Recent Projects

Atmosphere and mantle composition

Magma flow in super-Earths

Rocky planets of similar size and larger than Earth are expected to undergo internal geochemical reactions that promote oxidized secondary atmospheres rich in water and carbon dioxide. But chemical exchange timescales between magma ocean interiors and equilibrated atmspheres may change this simplified picture. I show that the highly turbulent magma circulation regime in the interiors of sub-Neptunes may preserve initially reduced mantle compositions inherited from planetary formation, which affects the climate states we can expect to find with exoplanet surveys.
[Lichtenberg / ApJL, 2021]

Decarbonizing rocky exoplanets

Timing carbon loss during planet formation

Carbon compounds are essential for climate stability and power the chemistry of life, but they are strongly depleted on the terrestrial planets. We quantify carbon depletion during the primary accretion phase to establish observational predictions that may isolate extrasolar planetary systems with similar devolatization trends as the Solar System. Our work highlights how timing can crucially influence carbon fractionation during planet formation.
[Lichtenberg & Krijt / ApJL, 2021]

Atmosphere formation

Magma ocean diversity on exoplanets

Our own world started out as a literal hell — at the onset of the ‘Hadean’ eon the Moon-forming impact melted and vaporized large parts of the adolescent Earth. The resulting ‘magma ocean’ cooled down over a few million years, eventually allowing the water vapor in the atmosphere to rain out and form the earliest oceans not too long after the last giant collision — or so the story goes, according to the combined picture from geochemical, astronomical, and planetary science studies. But does this story hold equally well for other planets, such as Venus, Mars, or even rocky planets in other, extrasolar planetary systems?
[Lichtenberg, Bower, Hammond, Boukrouche, Sanan, Tsai, Pierrehumbert / JGR Planets, 2021]
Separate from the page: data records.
# mapbox/robosat

Hardware: NVIDIA H100
Metric: 512x512 tiles/sec (predict fwd) (higher is better)
Workload: dtype f16 hi+lo operand pairs (3 MMAs per K step), fp32 accumulate: strict precision, meets the parity contract

## Files before the change

robosat_b200/csrc/rsb_conv.cu:

```cuda

#include <stdio.h>
#include <string.h>

#include <new>

#include "../../include/rsb200.h"
#include "rsb_host.h"
#include "rsb_ptx.cuh"

namespace rsb {

static constexpr int kBlockM = 128;
static constexpr int kBlockK = 64;
static constexpr int kABytes = kBlockM * kBlockK * 2;
static constexpr int kWgRows = 64;

struct alignas(64) ConvKParams {
    CUtensorMap tmA[RSB_MAX_SRCS];
    CUtensorMap tmB;
    CUtensorMap tmC[4];
    CUtensorMap tmR;
    int32_t nseg;
    int32_t seg_src[RSB_MAX_SEGS];
    int32_t seg_dh[RSB_MAX_SEGS];
    int32_t seg_dw[RSB_MAX_SEGS];
    int32_t seg_cb[RSB_MAX_SEGS];
    int32_t kblocks;
    int32_t tiles_w, tiles_h, tiles_n, n_blocks, phases, total_tiles;
    int32_t pair_tiles;
    int32_t TW, TH, TN;
    int32_t Wt, Ht, Nt;
    int32_t Cout;
    int32_t out_sy, out_sx;
    int64_t out_pitch_w, out_pitch_h, out_pitch_n;
    __half* out;
    const __half* residual;
    const float* bias;
    int32_t relu;
    int32_t head_classes;
    const float* head_w;
    const float* head_b;
    float* head_out;
    float acc_scale;
    float* stats;
    int32_t kchunk;
    float* scratch;
};

template <int BLOCK_N, int MODE, bool HAS_RES, bool TWO = false, int SPLIT = 0>
struct ConvCfg {
    static_assert(SPLIT != 2 || (BLOCK_N <= 64 && !TWO), "the N-concatenated split schedule is for narrow single-CTA tiles");
    static constexpr int kAccN = SPLIT == 2 ? 2 * BLOCK_N : BLOCK_N;
    static constexpr int kPlanes = SPLIT ? 2 : 1;
    static constexpr int kBBytes = BLOCK_N * kBlockK * 2;
    static constexpr int kBHalf = kBBytes / 2;
    static constexpr int kStageA = kPlanes * kABytes;
    static constexpr int kStageB = kPlanes * kBBytes;
    static constexpr int kStageBytes = kStageA + kStageB;
    static constexpr int kChunk = BLOCK_N >= 64 ? 64 : 32;
    static constexpr int kNumChunks = BLOCK_N / kChunk;
    static constexpr int kThreads = 384;
    static constexpr int kWgChunkBytes = kWgRows * kChunk * 2;
    static constexpr int kSliceBytes = kPlanes * kWgChunkBytes;
    static constexpr int kStoreBufs = SPLIT ? 1 : 2;
    static constexpr int kResBufs = HAS_RES ? 2 : 0;
    static constexpr int kEpiBytes = MODE == 0 ? (kStoreBufs + kResBufs) * 2 * kSliceBytes : 0;
    static constexpr int kBarBytes = 512;
    static constexpr int kMaxSmem = 232448;
    static constexpr int kAvail = kMaxSmem - 1024 - kBarBytes - kEpiBytes;
    static constexpr int kStages = (kAvail / kStageBytes) > 8 ? 8 : (kAvail / kStageBytes);
    static_assert(kStages >= 2, "pipeline too shallow");
    static constexpr int kSmemBytes = kStages * kStageBytes + kEpiBytes + kBarBytes + 1024;
};

struct TileCoord {
    int n_blk, pa, pb, phase, w0, h0, n0;
};

__device__ __forceinline__ TileCoord decode_tile(const ConvKParams& p, int id) {
    TileCoord t;
    t.n_blk = id % p.n_blocks;
    id /= p.n_blocks;
    t.phase = id % p.phases;
    id /= p.phases;
    t.pa = t.phase >> 1;
    t.pb = t.phase & 1;
    t.w0 = (id % p.tiles_w) * p.TW;
    id /= p.tiles_w;
    t.h0 = (id % p.tiles_h) * p.TH;
    id /= p.tiles_h;
    t.n0 = id * p.TN;
    return t;
}

template <bool TWO>
__device__ __forceinline__ int item_tile(const ConvKParams& p, int it, int rank) {
    if (!TWO) return it;
    const int per = p.n_blocks * p.phases;
    return ((it / per) * 2 + rank) * per + it % per;
}

__device__ __forceinline__ bool row_valid(const ConvKParams& p, const TileCoord& t, int row) {
    const int w = t.w0 + row % p.TW, h = t.h0 + (row / p.TW) % p.TH, n = t.n0 + row / (p.TW * p.TH);
    return (w < p.Wt) && (h < p.Ht) && (n < p.Nt);
}
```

Origin of the Solar System

Composition of planetary building blocks

The earliest history of the Solar System is inscribed in meteorites and the present-day structure of the inner terrestrial and outer gaseous and ice-rich planet population. We developed a new theory that explains our own home planetary system as the result of formation in two distinct episodes. This sets the inner and outer planets on divergent evolutionary paths already during the accretion of the proto-Sun and reinterprets the origins of the Earth’s earliest atmosphere and oceans.
[Lichtenberg, Drążkowska, Schönbächler, Golabek, Hands / Science, 2021]

Volatile delivery

Formation and distribution of extrasolar ocean worlds

Stochasticity during formation and the variety in exoplanet compositions suggest that the majority of rocky exoplanets are covered in global water layers – ocean worlds. In this project we demonstrate that variations in short-lived radionuclides across planetary systems – such as 26Al in the early Solar System – can prohibit this fate. By dehydrating water-rich planetesimals via outgassing, short-lived radionuclides desiccate forming terrestrial worlds and can generate planetary systems with balanced volatile abundances.
[Lichtenberg, Golabek, Burn, Meyer, Alibert, Gerya, Mordasini / Nature Astronomy, 2019]

Science Communication

Comic exhibition

Expedition Solar System

A comic exhibition centered on Solar system and space exploration that ran from 2018–2019. Research projects were presented in comic format for the interested public and for use in classrooms.



From 2014–2016 I was a monthly contributor to the popular Astronomy blog Astrobites (~200k readers/yr). Until 2019 I remained active in the Astrobites community in administrative and supportive roles, covering hiring of new authors, internal communication, public relations, and devising strategies for extension and future development of the Astrobites network.